▸ **ASSIGNMENT**: Work through the data below and copy out every line where "csrc" is found.

Start of WORKING DATA

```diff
@@ -629,16 +606,16 @@
     const int *__restrict__ rows, int nrows, const int *__restrict__ perm, int nlocal, const Scal *scal_in,
     const AtomRec *__restrict__ recA, const AtomRec *__restrict__ recB, const int *__restrict__ mol, Box box, RowList nl,
     const int *__restrict__ nl_j, double cut_coulsq, double ddcutsq, double pd, double e2s, double *__restrict__ f,
-    double *__restrict__ slots, double *__restrict__ vatom, int vglobal, ExpCoef K, double *__restrict__ dbg6) {
-  polar_force_body<ALLPAIRS, DAMP, EFLAG, VPAIR, false>(rows, nrows, perm, nlocal, scal_in, recA, recB, mol, box, nl, nl_j, cut_coulsq, ddcutsq, pd, e2s, f, slots, vatom, vglobal, K, dbg6, 0.0);
+    double *__restrict__ slots, double *__restrict__ vatom, int vglobal, ExpCoef K, double *__restrict__ dbg6 POLAR_LIT_PARAM) {
+  polar_force_body<ALLPAIRS, DAMP, EFLAG, VPAIR, false>(rows, nrows, perm, nlocal, scal_in, recA, recB, mol, box, nl, nl_j, cut_coulsq, ddcutsq, pd, e2s, f, slots, vatom, vglobal, K, dbg6, 0.0 POLAR_LIT_PASS);
 }
 template <bool ALLPAIRS, int DAMP, bool EFLAG, bool VPAIR>
 static __global__ __launch_bounds__(POLAR_BLOCK) void k_ew_polar_force(
     const int *__restrict__ rows, int nrows, const int *__restrict__ perm, int nlocal, const Scal *scal_in,
     const AtomRec *__restrict__ recA, const AtomRec *__restrict__ recB, const int *__restrict__ mol, Box box, RowList nl,
     const int *__restrict__ nl_j, double cut_coulsq, double ddcutsq, double pd, double e2s, double *__restrict__ f,
-    double *__restrict__ slots, double *__restrict__ vatom, int vglobal, ExpCoef K, double *__restrict__ dbg6, double g_ewald) {
-  polar_force_body<ALLPAIRS, DAMP, EFLAG, VPAIR, true>(rows, nrows, perm, nlocal, scal_in, recA, recB, mol, box, nl, nl_j, cut_coulsq, ddcutsq, pd, e2s, f, slots, vatom, vglobal, K, dbg6, g_ewald);
+    double *__restrict__ slots, double *__restrict__ vatom, int vglobal, ExpCoef K, double *__restrict__ dbg6, double g_ewald POLAR_LIT_PARAM) {
+  polar_force_body<ALLPAIRS, DAMP, EFLAG, VPAIR, true>(rows, nrows, perm, nlocal, scal_in, recA, recB, mol, box, nl, nl_j, cut_coulsq, ddcutsq, pd, e2s, f, slots, vatom, vglobal, K, dbg6, g_ewald POLAR_LIT_PASS);
 }
 
 static __global__ void k_add_into(long long n, const double *__restrict__ src, double *__restrict__ dst) {
@@ -663,3 +640,6 @@
 }
 
 }
+
+#undef POLAR_LIT_PARAM
+#undef POLAR_LIT_PASS
diff --git a/lammps-induced-dipole-polarization-pair-style_amd/csrc/polar_solver.hpp b/lammps-induced-dipole-polarization-pair-style_amd/csrc/polar_solver.hpp
--- a/lammps-induced-dipole-polarization-pair-style_amd/csrc/polar_solver.hpp
+++ b/lammps-induced-dipole-polarization-pair-style_amd/csrc/polar_solver.hpp
@@ -75,23 +75,6 @@
   __builtin_amdgcn_global_load_lds((const __attribute__((address_space(1))) void *)g,
                                    (__attribute__((address_space(3))) void *)(tile + R * 1024), 16, 0, 0);
 }
-__device__ __forceinline__ double rsqrt_pos(double x) {
-  const double y = __builtin_amdgcn_rsq(x);
-  const double e = fma(-(x * y), y, 1.0);
-  return fma(y * e, 0.5, y);
-}
-__device__ __forceinline__ double exp_neg_fast(double x, const ExpCoef &K) {
-  x = fmax(x, -700.0);
-  const double shift = 6755399441055744.0;
-  const double ns = fma(x, K.log2e, shift);
-  const double n = ns - shift;
-  double r = fma(-n, K.ln2hi, x);
-  r = fma(-n, K.ln2lo, r);
-  double p = K.c[10];
-#pragma unroll
-  for (int k = 9; k >= 0; k--) p = fma(p, r, K.c[k]);
-  return __hiloint2double(__double2hiint(p) + (__double2loint(ns) << 20), __double2loint(p));
-}
 template <int DAMP>
 __device__ __forceinline__ void tensor_scalars_lp(double r2, double pd, const ExpCoef &K, double &s3, double &s5) {
   const double rinv = rsqrt_pos(r2);
diff --git a/lammps-induced-dipole-polarization-pair-style_amd/csrc/polar_step.hip b/lammps-induced-dipole-polarization-pair-style_amd/csrc/polar_step.hip
--- a/lammps-induced-dipole-polarization-pair-style_amd/csrc/polar_step.hip
+++ b/lammps-induced-dipole-polarization-pair-style_amd/csrc/polar_step.hip
@@ -377,18 +377,24 @@
   }
   const bool ew = ewald_on(h);
   const double g = h->P.g_ewald;
+#ifdef POLAR_LAB
+#define POLAR_LIT_ARG , h->force_literal
+#else
+#define POLAR_LIT_ARG
+#endif
 #define LF(E, V)                                                                                                    \
   if (ew) k_ew_polar_force<AP, DAMP, E, V><<<grid, block, 0, h->stream>>>(own_rows(h), own_n(h), h->sorted ? h->d_perm.p : nullptr, h->nlocal, h->d_scal.p, h->d_rec0.p, h->d_rec1.p,  \
                                                                h->d_mol_s.p, h->box, RowList{h->d_nl_cnt.p, h->nl_pitch}, h->d_nl_j.p,  \
                                                                ccs, dds, st.polar_damp, e2s, fdst, h->d_slots.p, vatom, vglobal, make_expcoef(),  \
-                                                               dbg6, g);                                        \
+                                                               dbg6, g POLAR_LIT_ARG);                          \
   else k_polar_force<AP, DAMP, E, V><<<grid, block, 0, h->stream>>>(own_rows(h), own_n(h), h->sorted ? h->d_perm.p : nullptr, h->nlocal, h->d_scal.p, h->d_rec0.p, h->d_rec1.p,  \
                                                                h->d_mol_s.p, h->box, RowList{h->d_nl_cnt.p, h->nl_pitch}, h->d_nl_j.p,  \
                                                                ccs, dds, st.polar_damp, e2s, fdst, h->d_slots.p, vatom, vglobal, make_expcoef(),  \
-                                                               dbg6)
+                                                               dbg6 POLAR_LIT_ARG)
   if (eflag) { if (vpair) { LF(true, true); } else { LF(true, false); } }
   else       { if (vpair) { LF(false, true); } else { LF(false, false); } }
 #undef LF
+#undef POLAR_LIT_ARG
 }
 
 size_t ewald_lds_per_atom(int nm) { return 3 * (size_t)(nm + 1) * sizeof(double2) + 3 * sizeof(double); }
```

End of WORKING DATA

▸ **WORKED SOLUTION**:
diff --git a/lammps-induced-dipole-polarization-pair-style_amd/csrc/polar_solver.hpp b/lammps-induced-dipole-polarization-pair-style_amd/csrc/polar_solver.hpp
--- a/lammps-induced-dipole-polarization-pair-style_amd/csrc/polar_solver.hpp
+++ b/lammps-induced-dipole-polarization-pair-style_amd/csrc/polar_solver.hpp
diff --git a/lammps-induced-dipole-polarization-pair-style_amd/csrc/polar_step.hip b/lammps-induced-dipole-polarization-pair-style_amd/csrc/polar_step.hip
--- a/lammps-induced-dipole-polarization-pair-style_amd/csrc/polar_step.hip
+++ b/lammps-induced-dipole-polarization-pair-style_amd/csrc/polar_step.hip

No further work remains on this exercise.